[PATCH 5 of 6] Upstream: allow any worker to resolve upstream servers

Thu Feb 9 16:45:11 UTC 2023

On 2/5/2023 7:01 PM, J Carter wrote:
> Hi Aleksei,
> 
> Why not permanently assign the task of resolving a given upstream server 
> group (all servers/peers within it) to a single worker?
> 
> It seems that this approach would resolve the SRV issues, and remove the 
> need for the shared queue of tasks.
> 
> The load would still be spread evenly for the most realistic scenarios - 
> which is where there are many upstream server groups of few servers, as 
> opposed to few upstream server groups of many servers.

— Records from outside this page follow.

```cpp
bool ok(const mmad_patch::Geo& q) {
  if (lattice8_mode() <= 0) return false;
  if (q.KD != 3 || q.KH != 3 || q.KW != 3) return false;
  if (q.dd != 2 || q.dh != 2 || q.dw != 2 || q.pd != 2 || q.ph != 2 || q.pw != 2) return false;
  if (!exact8(q) && !ragged8(q)) return false;
  if (q.Cs % KC8 || q.Nd % 32 || q.Kpad != 27 * q.Cs) return false;
  if (lattice8_mode() == 1 && (int64_t)q.nb * planes8(q) * (q.Nd / 32) < 256) return false;
  return (int64_t)q.Ds * q.Hs * q.Ws * q.Cs * 2 < (int64_t(1) << 31) &&
         (int64_t)q.Nd * q.Kpad * 2 < (int64_t(1) << 31);
}

int64_t tiles(const mmad_patch::Geo& q) { return (int64_t)q.nb * planes8(q); }

int fwd(const mmad_patch::Geo& q, const void* src, const void* wp, const float* bias,
        void* dst, float* stats, void* stream) {
  if (!mmad_lattice8::ok(q)) return MMAD_EUNSUPPORTED;
  auto attr1 = [](const void* k) {
    return hipFuncSetAttribute(k, hipFuncAttributeMaxDynamicSharedMemorySize, LDS8) ==
           hipSuccess;
  };
  static const bool attr =
      attr1((const void*)lattice8_conv_kernel<2, false, 2>) &&
      attr1((const void*)lattice8_conv_kernel<1, false, 2>) &&
      attr1((const void*)lattice8_conv_kernel<2, true, 2>) &&
      attr1((const void*)lattice8_conv_kernel<1, true, 2>) &&
      attr1((const void*)lattice8_conv_kernel<4, false, 1>) &&
      attr1((const void*)lattice8_conv_kernel<2, false, 1>) &&
      attr1((const void*)lattice8_conv_kernel<4, true, 1>) &&
      attr1((const void*)lattice8_conv_kernel<2, true, 1>);
  if (!attr) return MMAD_EUNSUPPORTED;
  const bool rag = !exact8(q);
  const int nz = planes8(q);
  const bool wide = q.Nd % BN8 == 0 && (int64_t)q.nb * nz * (q.Nd / BN8) >= 256;
  L8 g{};
  g.nb = q.nb; g.Cs = q.Cs; g.Nd = q.Nd; g.Kpad = q.Kpad;
  g.nbn = q.Nd / (wide ? BN8 : 32);
  g.nchunk = q.Cs / KC8;
  g.res = reinterpret_cast<const u16*>(q.res);
  g.relu = q.relu;
  g.D = q.Ds; g.H = q.Hs; g.W = q.Ws; g.nz = nz;
  g.bny = reinterpret_cast<const u16*>(q.bny);
  g.bnsc = q.bnsc; g.bnsh = q.bnsh; g.bnmu = q.bnmu; g.bnis = q.bnis;
  g.bnparts = q.bnparts;
  if (g.bny != nullptr && (stats != nullptr || g.res != nullptr || g.relu || bias != nullptr))
    return MMAD_EUNSUPPORTED;
  const int64_t nblk = (int64_t)q.nb * nz * g.nbn;
  auto go = [&](auto kern) {
    hipLaunchKernelGGL(kern, dim3((unsigned)nblk), dim3(NT8), LDS8, as_stream(stream), g,
                       (const u16*)src, (const u16*)wp, bias, (u16*)dst, stats);
  };
  if (l8_rows() == 1) {
    if (wide) rag ? go(lattice8_conv_kernel<4, true, 1>) : go(lattice8_conv_kernel<4, false, 1>);
    else rag ? go(lattice8_conv_kernel<2, true, 1>) : go(lattice8_conv_kernel<2, false, 1>);
  } else {
    if (wide) rag ? go(lattice8_conv_kernel<2, true, 2>) : go(lattice8_conv_kernel<2, false, 2>);
    else rag ? go(lattice8_conv_kernel<1, true, 2>) : go(lattice8_conv_kernel<1, false, 2>);
  }
  return launch_status();
}

}
```
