# SRainGit/CAE-LO

Hardware: AMD Instinct MI355X
Metric: KITTI frames/sec end-to-end (keypts+desc+match+RANSAC) (higher is better)
Workload: dtype f32

## Files before the change

### cae-lo_amd/csrc/caelo_internal.h

```cpp
#pragma once
#include <hip/hip_runtime.h>
#include <stdint.h>
#include <stdio.h>
#include <string.h>

#include "../../include/caelo.h"

#define CAELO_API extern "C" __attribute__((visibility("default")))

void caelo_set_error(const char *fmt, ...);

#define CAELO_HIP(expr)                                                                     \
    do {                                                                                    \
        hipError_t _e = (expr);                                                             \
        if (_e != hipSuccess) {                                                             \
            caelo_set_error("%s:%d: %s failed: %s", __FILE__, __LINE__, #expr, hipGetErrorString(_e)); \
            return CAELO_ERR_HIP;                                                           \
        }                                                                                   \
    } while (0)

#define CAELO_LAUNCH_CHECK()                                                                \
    do {                                                                                    \
        hipError_t _e = hipGetLastError();                                                  \
        if (_e != hipSuccess) {                                                             \
// ... 188 lines not shown
}
#endif
int certify_record(const caelo_ransac_cert &c, const double *rnd, caelo_pose_result *res, uint8_t *mask, int64_t mask_len, int32_t *evals);

struct caelo_clear_item {
    void *ptr;
    size_t bytes;
    uint32_t pattern;
};
#define CAELO_CLEAR_MAX 12
struct caelo_clear_list {
    caelo_clear_item item[CAELO_CLEAR_MAX];
    int n;
};
int caelo_clear_many(const caelo_clear_list &list, hipStream_t s);
int caelo_clear_many_set(const caelo_clear_list *lists, int n_frames, hipStream_t s);

int ring_project_launch(const float *pc, int64_t n, float *ring, int32_t *counter, int32_t *winner, int32_t *status,
                        hipStream_t s);
int ring_respond_launch(caelo_ctx *c, const float *in, int in_w, int in_c, float *resp, hipStream_t s);
int ring_keypoints_launch(const float *ring, int ring_w, int ring_c, int dist_c, const int32_t *counter, int cnt_w,
                          const float *resp, unsigned long long *cand, int32_t *cand_count,
                          int64_t *key_pixels, float *key_pts, int kp_ld, float *valid, int valid_ld, int32_t *n_key,
                          int32_t *status, hipStream_t s);
int ring_project_set(const caelo_frame_set &fs, hipStream_t s);
int ring_respond_set(caelo_ctx *c, const caelo_frame_set &fs, int in_w, int in_c, hipStream_t s, int row0, int rows);
int ring_keypoints_set(const caelo_frame_set &fs, int ring_w, int ring_c, int cnt_w, hipStream_t s);
void vox_clear_items(caelo_voxmap *m, int level, caelo_clear_list &list);
int vox_clear_for_fast_build(caelo_voxmap *m, caelo_clear_list &list, hipStream_t s);
int vox_clear_for_fast_build_set(caelo_voxmap *const *maps, int n, caelo_clear_list *lists, hipStream_t s);
int vox_build_fast_set(caelo_voxmap *const *maps, const caelo_frame_set &fs, hipStream_t s);
int vox_build_set(caelo_voxmap *const *maps, const caelo_frame_set &fs, bool track_order, hipStream_t s);
int vox_patches_set(const caelo_frame_set &fs, int64_t k_max, bool check_counts, hipStream_t s);
int dedup_set(const caelo_frame_set &fs, bool enabled, hipStream_t s);
int vox_build_launch(caelo_voxmap *m, const float *pc, int64_t n, int stride, bool track_order, int32_t *status,
                     hipStream_t s);
int vox_build_fast_launch(caelo_voxmap *m, const float *pc, int64_t n, int stride, int32_t *status, hipStream_t s);
int vox_patches_launch(const caelo_voxmap *m, const float *pts, int pts_ld, int64_t k_max, const int32_t *n_key,
                       uint64_t *bits, uint8_t *flags, int32_t *status, bool check_counts, hipStream_t s,
                       void *dedup_scratch = nullptr);
#define CAELO_FRAME_PATCHES (CAELO_MAX_KEYPTS * 3)
struct caelo_dedup_tables {
    int32_t count;
    int32_t pad[63];
    int32_t list[CAELO_FRAME_PATCHES];
    int32_t slot_of[CAELO_FRAME_PATCHES];
};
#define CAELO_FRAME_BITS_BYTES ((size_t)CAELO_FRAME_PATCHES * 64 * 8)
#define CAELO_FRAME_BUF_BYTES (CAELO_FRAME_BITS_BYTES + sizeof(caelo_dedup_tables))
__host__ __device__ inline caelo_dedup_tables *caelo_frame_tables(const uint64_t *frame_bits) {
    return (caelo_dedup_tables *)((char *)frame_bits + CAELO_FRAME_BITS_BYTES);
}
#define DD_SLOTS_FRAME 8192
#define DD_SLOTS_SET 65536
#define DD_EMPTY 0xFFFFFFFFFFFFFFFFull
struct DedupScratch {
    unsigned long long table[DD_SLOTS_SET];
    int32_t pslot[CAELO_FRAME_PATCHES];
    int32_t rep[CAELO_FRAME_PATCHES];
};
__host__ __device__ inline uint32_t dedup_slot_mask(int n_frames) { return (n_frames > 1 ? DD_SLOTS_SET : DD_SLOTS_FRAME) - 1; }
int64_t dedup_scratch_bytes();
void dedup_clear_item(void *scratch, int n_frames, caelo_clear_list &list);
unsigned long long dedup_hash_mask();
bool dedup_enabled(int mode);
int dedup_launch(uint64_t *frame_bits, void *scratch, bool enabled, hipStream_t s);

#define CAELO_ENC_MAX_FRAMES CAELO_FB_MAX
struct caelo_enc_out {
    float *base[CAELO_ENC_MAX_FRAMES];
    int64_t per_frame;
};
#define CAELO_ENC_WS_HEADER 4096
#define CAELO_ENC_WS_MFMA 3072
struct caelo_enc_in {
    const unsigned long long *bits;
    int64_t frame_stride;
    int32_t per_frame, n_frames, dedup;
    int32_t yield;
};
__device__ inline const caelo_dedup_tables *enc_tables(const caelo_enc_in &in, int f) {
    return (const caelo_dedup_tables *)(in.bits + (size_t)f * in.frame_stride + (size_t)in.per_frame * 64);
}
int encode_batch_impl(caelo_ctx *c, const uint64_t *bits, int64_t n_patches, int group, const caelo_enc_out &outs,
                      int out_stride, void *ws, hipStream_t s, hipEvent_t *ev, const caelo_enc_in *in = nullptr);
int64_t enc_dense_pad(int64_t n);
int enc_upload_dense1(const float *wd1, const float *bd1, int K, void **wx_dev, float **bd_dev);
int64_t enc_dense32_part_bytes(int64_t np);
int enc_dense32_head_launch(caelo_ctx *c, const float *f3, int64_t n_patches, int64_t np, float *part, int group, float *out,
                            int out_stride, hipStream_t s);
int encode_impl(caelo_ctx *c, const uint64_t *bits, int64_t n_patches, int group, float *out, int out_stride, void *ws,
                hipStream_t s, hipEvent_t *ev);

struct caelo_extract_args {
    caelo_ctx *ctx;
    caelo_voxmap *map;
    const float *pc;
    int64_t n;
    int dist_channels, mode;
    float *key_pts;
    int kp_ld;
    float *features;
    int feat_ld;
    float *valid;
    int valid_ld;
    int64_t *key_pixels;
    int32_t *n_key;
    uint8_t *flags;
    int32_t *status;
    void *ws;
    uint64_t *bits;
};
int extract_check(const caelo_extract_args &a);
int extract_front_launch(const caelo_extract_args &a, hipStream_t s);
int extract_front_set(const caelo_extract_args *args, int n, hipStream_t s, hipStream_t s_vox = nullptr, hipEvent_t ev_fork = nullptr,
                      hipEvent_t ev_join = nullptr);
int extract_encode_launch(const caelo_extract_args &a, hipStream_t s);
int exact_patches_prepare(caelo_voxmap *const *maps, int n_frames);
void exact_patches_clear_item(caelo_voxmap *m, caelo_clear_list &list);
int exact_patches_redo(caelo_voxmap *const *maps, const caelo_frame_set &fs, const caelo_extract_args *args, int n, hipStream_t s);

int correct_prepare(caelo_voxmap *const *maps, int n);
int correct_set(const caelo_extract_args *args, int n, hipStream_t s);

#define CAELO_KP_HIST_BINS 2048

__device__ inline void caelo_frame_block(int n_frames, unsigned &frame, unsigned &block, unsigned &per_frame) {
    per_frame = gridDim.x / (unsigned)n_frames;
    if ((n_frames & (n_frames - 1)) == 0) {
        frame = blockIdx.x & (unsigned)(n_frames - 1);
        block = blockIdx.x / (unsigned)n_frames;
    } else {
        frame = blockIdx.x / per_frame;
        block = blockIdx.x - frame * per_frame;
    }
}

__device__ inline void caelo_lds_barrier() { __asm__ volatile("s_waitcnt lgkmcnt(0)\n\ts_barrier" ::: "memory"); }

__host__ __device__ inline unsigned long long caelo_pack3(int x, int y, int z) {
    return ((unsigned long long)(unsigned)(x & 0xFFFFF) << 40) | ((unsigned long long)(unsigned)(y & 0xFFFFF) << 20) |
           (unsigned long long)(unsigned)(z & 0xFFFFF);
}

__device__ inline uint32_t caelo_hash64(unsigned long long k) {
    k ^= k >> 33;
    k *= 0xff51afd7ed558ccdULL;
    k ^= k >> 33;
    k *= 0xc4ceb9fe1a85ec53ULL;
    k ^= k >> 33;
    return (uint32_t)k;
}

__device__ inline unsigned long long caelo_dd_mix(unsigned long long k) {
    k ^= k >> 33;
    k *= 0xff51afd7ed558ccdULL;
    k ^= k >> 33;
    k *= 0xc4ceb9fe1a85ec53ULL;
    k ^= k >> 33;
    return k;
}
__device__ inline void caelo_dedup_insert(unsigned long long word, int lane, int p, int gp, DedupScratch *S, DedupScratch *T, uint32_t slot_mask,
                                          unsigned long long hash_mask) {
    unsigned long long h = caelo_dd_mix(word + 0x9E3779B97F4A7C15ull * (unsigned)(lane + 1));
#pragma unroll
    for (int o = 32; o > 0; o >>= 1) h += __shfl_xor(h, o);
    if (lane != 0) return;
    h = caelo_dd_mix(h) & hash_mask & 0xFFFFFFFFFEull;
// ... 65 lines not shown
```

### cae-lo_amd/csrc/encoder.hip

```cpp
#include <math.h>

#include "caelo_internal.h"
#include <vector>
#include <stdlib.h>
#include <string.h>

typedef float f32x4 __attribute__((ext_vector_type(4)));

#define MFMA16(a, b, c) __builtin_amdgcn_mfma_f32_16x16x4f32((a), (b), (c), 0, 0, 0)

__device__ inline float enc_tanh(float x) {
    const float e = __builtin_amdgcn_exp2f(x * 2.8853900817779268f);
    return 1.0f - 2.0f * __builtin_amdgcn_rcpf(e + 1.0f);
}

#define DENSE_N 200
#define DENSE_NP 208
#define DENSE_K 2048
#define C3X_NPAIR 14
#define C3X_TICKET_INT 512
static void conv3_split_weights(const float *w3, uint4 *out);
static void stage1x_split_weights(const float *w1, const float *w2, uint4 *w1f, uint4 *w2x);
int enc_upload_dense1(const float *wd1, const float *bd1, int K, void **wx_dev, float **bd_dev);
#define HEAD_WQ_FLOATS (13 * 2 * 64 * 4)
// ... 940 lines not shown
    const float *src = part + (size_t)row * DENSE_NP + 4 * g;
    float4 v[HM_JW][SPLIT];
#pragma unroll
    for (int c = 0; c < HM_JW; ++c)
#pragma unroll
        for (int sp = 0; sp < SPLIT; ++sp)
            if (wave + 4 * c < D1_NT) v[c][sp] = *(const float4 *)(src + (size_t)sp * n_rows_pad * DENSE_NP + 16 * (wave + 4 * c));
    f32x4 acc0 = {0.f, 0.f, 0.f, 0.f}, acc1 = {0.f, 0.f, 0.f, 0.f};
#pragma unroll
    for (int c = 0; c < HM_JW; ++c) {
        if (wave + 4 * c < D1_NT) {
            float4 sum = b1[c];
#pragma unroll
            for (int sp = 0; sp < SPLIT; ++sp) { sum.x += v[c][sp].x; sum.y += v[c][sp].y; sum.z += v[c][sp].z; sum.w += v[c][sp].w; }
            const float hv[4] = {enc_tanh(sum.x), enc_tanh(sum.y), enc_tanh(sum.z), enc_tanh(sum.w)};
            const float w0[4] = {wq[c][0].x, wq[c][0].y, wq[c][0].z, wq[c][0].w}, w1[4] = {wq[c][1].x, wq[c][1].y, wq[c][1].z, wq[c][1].w};
#pragma unroll
            for (int i = 0; i < 4; ++i) {
                acc0 = __builtin_amdgcn_mfma_f32_16x16x4f32(hv[i], w0[i], acc0, 0, 0, 0);
                acc1 = __builtin_amdgcn_mfma_f32_16x16x4f32(hv[i], w1[i], acc1, 0, 0, 0);
            }
        }
    }
    if (wave > 0) {
        s_c[wave - 1][0][lane] = acc0;
        s_c[wave - 1][1][lane] = acc1;
    }
    __syncthreads();
    if (wave > 0) return;
#pragma unroll
    for (int w = 0; w < 3; ++w) {
        acc0 += s_c[w][0][lane];
        acc1 += s_c[w][1][lane];
    }
    const float bo0 = bd2[m], bo1 = m < 4 ? bd2[16 + m] : 0.0f;
#pragma unroll
    for (int i = 0; i < 4; ++i) {
        const unsigned pp = tile * 16u + 4u * (unsigned)g + (unsigned)i;
        if (pp < n_all) {
            const unsigned f = pp / per_out, q = pp - f * per_out, kp = q / (unsigned)group;
            float *dst = outs.base[f] + (size_t)kp * out_stride + (size_t)(q - kp * (unsigned)group) * 20;
            const float d0 = enc_tanh(bo0 + acc0[i]);
            dst[m] = d0;
            if (!(fabsf(d0) <= 1.0f)) atomicAdd(faults, 1);
            if (m < 4) {
                const float d1 = enc_tanh(bo1 + acc1[i]);
                dst[16 + m] = d1;
                if (!(fabsf(d1) <= 1.0f)) atomicAdd(faults, 1);
            }
        }
    }
}

static inline int64_t pad64(int64_t n) { return (n + D1_BM - 1) / D1_BM * D1_BM; }


CAELO_API int64_t caelo_encode_ws_bytes(int64_t n_patches) {
    const int64_t np = pad64(n_patches);
    return CAELO_ENC_WS_HEADER + (np * 1024 + np * 2048 + (int64_t)D1_SPLIT * np * DENSE_NP) * (int64_t)sizeof(float);
}

CAELO_API int caelo_encode_ws_layout(int64_t n_patches, int64_t out[6]) {
    CAELO_REQUIRE(out && n_patches > 0, "caelo_encode_ws_layout: bad argument");
    const int64_t np = pad64(n_patches);
    out[0] = CAELO_ENC_WS_HEADER;
    out[1] = out[0] + np * 1024 * (int64_t)sizeof(float);
    out[2] = out[1] + np * 2048 * (int64_t)sizeof(float);
    out[3] = np;
    out[4] = D1_SPLIT_OF(DENSE_K);
    out[5] = D1_SPLIT;
    return CAELO_OK;
}

int encode_impl(caelo_ctx *c, const uint64_t *bits, int64_t n_patches, int group, float *out, int out_stride,
                       void *ws, hipStream_t s, hipEvent_t *ev ) {
    CAELO_REQUIRE(out, "null argument");
    caelo_enc_out outs;
    outs.base[0] = out;
    outs.per_frame = n_patches > 0 ? n_patches : 1;
    return encode_batch_impl(c, bits, n_patches, group, outs, out_stride, ws, s, ev);
}
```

The intent of the change was exactly opposite, to avoid any permanent 
assignment of periodic tasks to a worker and allow another processes to 
resume resolving if the original assignee exits, no matter if normally 
or abnormally. I'm not even doing enough for that -- I should've kept 
in-progress tasks at the end of the queue with expires = resolver 
timeout + a small constant, and retry from another process when the 
timeout is reached, but the idea was abandoned for a minuscule 
improvement of insertion time. I expect to be asked to reconsider, as 
patch 6/6 does not cover all the possible situations where we want to 
recover a stale task.

A permanent assignment of a whole upstream would also require notifying 
another processes that the upstream is no longer assigned if the worker 
exits or consistently recovering that assignment over a restart of 
single worker (e.g. after a crash - not a regular situation, but one we 
should take into account nonetheless). And the benefit is not quite 
obvious - I mentioned that resolving SRVs with a lot of records may take 
longer to update the list of peers, but the situation with contention is 
not expected to change significantly* if we pin these tasks to a single 
worker as another worker may be doing the same for another upstream.
Most importantly, this isn't even a bottleneck. It only slightly 
exacerbates an existing problem with certain balancers that already 
suffer from the overuse of locks, in a configuration that was 
specifically crafted to amplify and highlight the difference and is far 
from these most realistic scenarios.

* Pending verification on a performance test stand.